Problem description —
Your task is to work out how many lines in the data include the word "update". Reply with the number alone.

-- Records provided follows --

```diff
+    def mark_fresh(self, its):
+        for it in its:
+            it.ver = self._versions(it)
+
     def refresh_if_stale(self):
         for r in self.stems:
             conv = r()
@@ -158,28 +214,11 @@
             recs = (_PrepRec * len(stale))()
             blk = 0
             for r, i in zip(recs, stale):
-                it = self.order[i]
-                src = [x() if x is not None else None for x in it.srcs]
-                for t in src:
-                    assert t is None or (t.dtype == torch.float32 and t.is_contiguous()), 'parameters must be contiguous fp32'
-                r.w, r.gamma, r.beta, r.mean, r.var = (None if t is None else t.data_ptr() for t in src)
-                r.wf, r.wd = it.wf.data_ptr(), (it.wd.data_ptr() if it.wd is not None else None)
-                r.scale, r.shift, r.invstd = ((t.data_ptr() if t is not None else None) for t in (it.scale, it.shift, it.invstd))
-                r.O, r.I, r.RS, r.Ipad, r.Opad = it.dims
-                r.blk0, r.eps, r.pad_ = blk, it.eps, int(it.x3)
-                blk += it.nblk
+                self._fill_rec(r, self.order[i], blk)
+                blk += self.order[i].nblk
             host = torch.frombuffer(bytearray(bytes(recs)), dtype=torch.uint8)
             dev = self.order[stale[0]].wf.device
-            fl = [(src, dst) for i in stale for src, dst in ((self.order[i].wf, self.order[i].fragf), (self.order[i].wd, self.order[i].fragd))
-                  if dst is not None]
-            ftab, fblk = None, 0
-            if fl:
-                frecs = (_FragRec * len(fl))()
-                for r, (src, dst) in zip(frecs, fl):
-                    r.src, r.dst, r.rows, r.K, r.blk0 = src.data_ptr(), dst.data_ptr(), src.shape[0], src.numel() // src.shape[0], fblk
-                    fblk += (src.numel() + 2047) // 2048
-                ftab = torch.frombuffer(bytearray(bytes(frecs)), dtype=torch.uint8).to(dev)
-            ent = self.tables[stale] = (host.to(dev), blk, ftab, len(fl), fblk)
+            ent = self.tables[stale] = (host.to(dev), blk, *self._frag_table([self.order[i] for i in stale], dev))
         self.table = ent[0]
         ho.call('aod_param_prep', ho.ptr(ent[0]), len(stale), ent[1], ho.stream())
         if ent[2] is not None:
@@ -193,6 +232,16 @@
 
 import os as _os
 _FUSE_ACT = _os.environ.get('AOD_FUSE_ACT', '1') != '0'
+_STEP_FUSE = _os.environ.get('AOD_STEP_FUSE', '1') != '0'
+
+
+def set_step_fusion(on):
+    global _STEP_FUSE
+    _STEP_FUSE = bool(on)
+
+
+def step_fusion():
+    return _STEP_FUSE
 
 
 _PREC = _os.environ.get('AOD_CONV_PREC', 'bf16x3')
@@ -243,7 +292,7 @@
 
 
 def mode_key():
-    return (_PREC, bool(ho.DETERMINISTIC))
+    return (_PREC, bool(ho.DETERMINISTIC), _STEP_FUSE)
 
 
 class ActSlot:
diff --git a/aod_meh_hua_amd/graphs.py b/aod_meh_hua_amd/graphs.py
--- a/aod_meh_hua_amd/graphs.py
+++ b/aod_meh_hua_amd/graphs.py
@@ -10,7 +10,8 @@
 
 def _pin_caches():
     from . import scoring
-    return (dict(ho._ROW_TABLES), dict(ho._DW), dict(ho._SLABS), list(AF.PREP.items.values()), AF.PREP.table, dict(scoring._META))
+    return (dict(ho._ROW_TABLES), dict(ho._DW), dict(ho._SLABS), list(AF.PREP.items.values()), AF.PREP.table, dict(AF.PREP.sgd_tables),
+            dict(scoring._META))
 
 
 def _low_memory(dev, frac=0.25):
@@ -252,7 +253,8 @@
         ho.reset_zero_arena()
         self._restore(snap)
         AF.PREP.refresh_if_stale()
-        self.cur.update(graphs=graphs, keep=_pin_caches(), touched=self._params(self.opt) + self._params(self.opt_L))
+        fused = [(it, it.fragf, it.fragd) for o in (self.opt, self.opt_L) if hasattr(o, 'fused_items') for it in o.fused_items()]
+        self.cur.update(graphs=graphs, keep=_pin_caches(), touched=self._params(self.opt) + self._params(self.opt_L), fused=fused)
         return self.cur
 
     def maybe(self, data_batch):
@@ -287,6 +289,7 @@
                 self._between(ent['tags'][i])
         tp = [p for p in ent['touched'] if p.grad is not None]
         torch._C._autograd._unsafe_set_version_counter(tp, [p._version + 1 for p in tp])
+        AF.PREP.mark_fresh([it for it, ff, fd in ent['fused'] if it.fragf is ff and it.fragd is fd])
         out, loss_L = ent['live'][0], ent['live_L']
         pa, pb = self.cur['pack'].clone(), self.cur['pack_L'].clone()
         log_vars = type(out['log_vars'])(zip(out['log_vars'].keys(), pa[1:].unbind(0)))
diff --git a/aod_meh_hua_amd/optim.py b/aod_meh_hua_amd/optim.py
--- a/aod_meh_hua_amd/optim.py
+++ b/aod_meh_hua_amd/optim.py
@@ -22,6 +22,7 @@
         self._lr_dev = {}
         self.grad_clip, self.skip_nonfinite = grad_clip, bool(skip_nonfinite)
         self._clip_state, self._clip_ws, self._clip_keep = None, None, []
+        self._fused = []
 
     def _clip_buffers(self, ntensors, dev):
         need = 96 * max(int(ntensors), 1)
@@ -59,6 +60,9 @@
         _AF._WgradQueue.flush()
         touched, keep = [], []
         batches = []
+        prep = _AF.PREP if _AF.step_fusion() else None
+        fbatches = {}
+        norm_gs, norm_ns = [], []
         for gi, group in enumerate(self.param_groups):
             ps, gs, ms, ns, first = [], [], [], [], None
             for p in group['params']:
@@ -71,6 +75,13 @@
                 is_first = 'momentum_buffer' not in st
                 if is_first:
                     st['momentum_buffer'] = torch.empty_like(p)
+                norm_gs.append(g.data_ptr()), norm_ns.append(p.numel())
+                it = prep.fusable(p) if prep is not None else None
+                if it is not None:
+                    fb = fbatches.setdefault((gi, is_first), [[], [], []])
+                    fb[0].append(it), fb[1].append(g.data_ptr()), fb[2].append(st['momentum_buffer'])
+                    touched.append(p)
+                    continue
                 if first is None:
                     first = is_first
                 if is_first != first:
@@ -79,14 +90,30 @@
                 ps.append(p.data_ptr()), gs.append(g.data_ptr()), ms.append(st['momentum_buffer'].data_ptr()), ns.append(p.numel())
                 touched.append(p)
             batches.append((gi, group, first, ps, gs, ms, ns))
+        tables = {k: prep.sgd_table(fb[0], fb[2]) for k, fb in fbatches.items()}
+        for k, fb in fbatches.items():
+            if tables[k] is None:
+                batches.append((k[0], self.param_groups[k[0]], k[1], [it.srcs[0]().data_ptr() for it in fb[0]], fb[1],
+                                [m.data_ptr() for m in fb[2]], [m.numel() for m in fb[2]]))
         coef = None
         if self.grad_clip is not None and touched:
-            coef = self._grad_norm([g for b in batches for g in b[4]], [n for b in batches for n in b[6]], touched[0].device)
+            coef = self._grad_norm(norm_gs, norm_ns, touched[0].device)
         for gi, group, first, ps, gs, ms, ns in batches:
             self._gi = gi
             self._launch(ps, gs, ms, ns, group, first, coef)
+        self._fused = []
+        for (gi, first), fb in fbatches.items():
+            if tables[(gi, first)] is not None:
+                self._gi = gi
+                self._launch_prep(tables[(gi, first)], fb, self.param_groups[gi], first, coef)
+                self._fused += fb[0]
         if touched:
             torch._C._autograd._unsafe_set_version_counter(touched, [p._version + 1 for p in touched])
+        if self._fused and not torch.cuda.is_current_stream_capturing():
+            _AF.PREP.mark_fresh(self._fused)
+
+    def fused_items(self):
+        return list(self._fused)
 
     def _grad_norm(self, gs, ns, dev):
         n = len(gs)
@@ -113,6 +140,18 @@
         else:
             prof_bytes('sgd_multi', sum(ns) * (16 if first else 20), lambda: call('aod_sgd_multi_clipped', *args, coef, stream()))
 
+    def _launch_prep(self, table, fb, group, first, coef=None):
+        tab, blk0, ftab, nfrag, fblk = table[:5]
+        n = len(fb[0])
+        ent = self._lr_dev.get(self._gi)
+        from .hipops import prof_bytes
+        prof_bytes('sgd_prep', sum(m.numel() for m in fb[2]) * (24 if first else 28),
+                   lambda: call('aod_sgd_prep', C.c_void_p(tab.data_ptr()), n, blk0, (C.c_void_p * n)(*fb[1]), float(group['lr']),
+                                C.c_void_p(ent[0].data_ptr()) if ent is not None else None, float(group['momentum']),
+                                float(group['weight_decay']), int(bool(first)), float(self.grad_scale), coef, stream()))
+        if ftab is not None:
+            call('aod_frag_pack', C.c_void_p(ftab.data_ptr()), nfrag, fblk, stream())
+
 
 def build_optimizer(model, cfg, grad_clip=None, skip_nonfinite=False):
     cfg = dict(cfg)
diff --git a/include/aod_hip.h b/include/aod_hip.h
--- a/include/aod_hip.h
+++ b/include/aod_hip.h
@@ -119,6 +119,8 @@
                                    aod_stream_t stream);
 int aod_param_prep(const void* items_dev, int nitems, int total_blocks, aod_stream_t stream);
 int aod_param_prep_item_bytes(void);
+int aod_sgd_prep(const void* items_dev, int nitems, const int32_t* blk0_host, void* const* grads, float lr, const float* lr_dev,
+                 float momentum, float weight_decay, int first_step, float grad_scale, const float* coef_dev, aod_stream_t stream);
 
 int aod_nchw_f32_to_nhwc_bf16(const float* src, void* dst, int B, int C, int H, int W, int Cpad, aod_stream_t stream);
 int aod_nchw_f32_to_s2d_bf16(const float* src, void* dst, int B, int C, int H, int W, aod_stream_t stream);
```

-- Records provided concluded --

Answer box —
2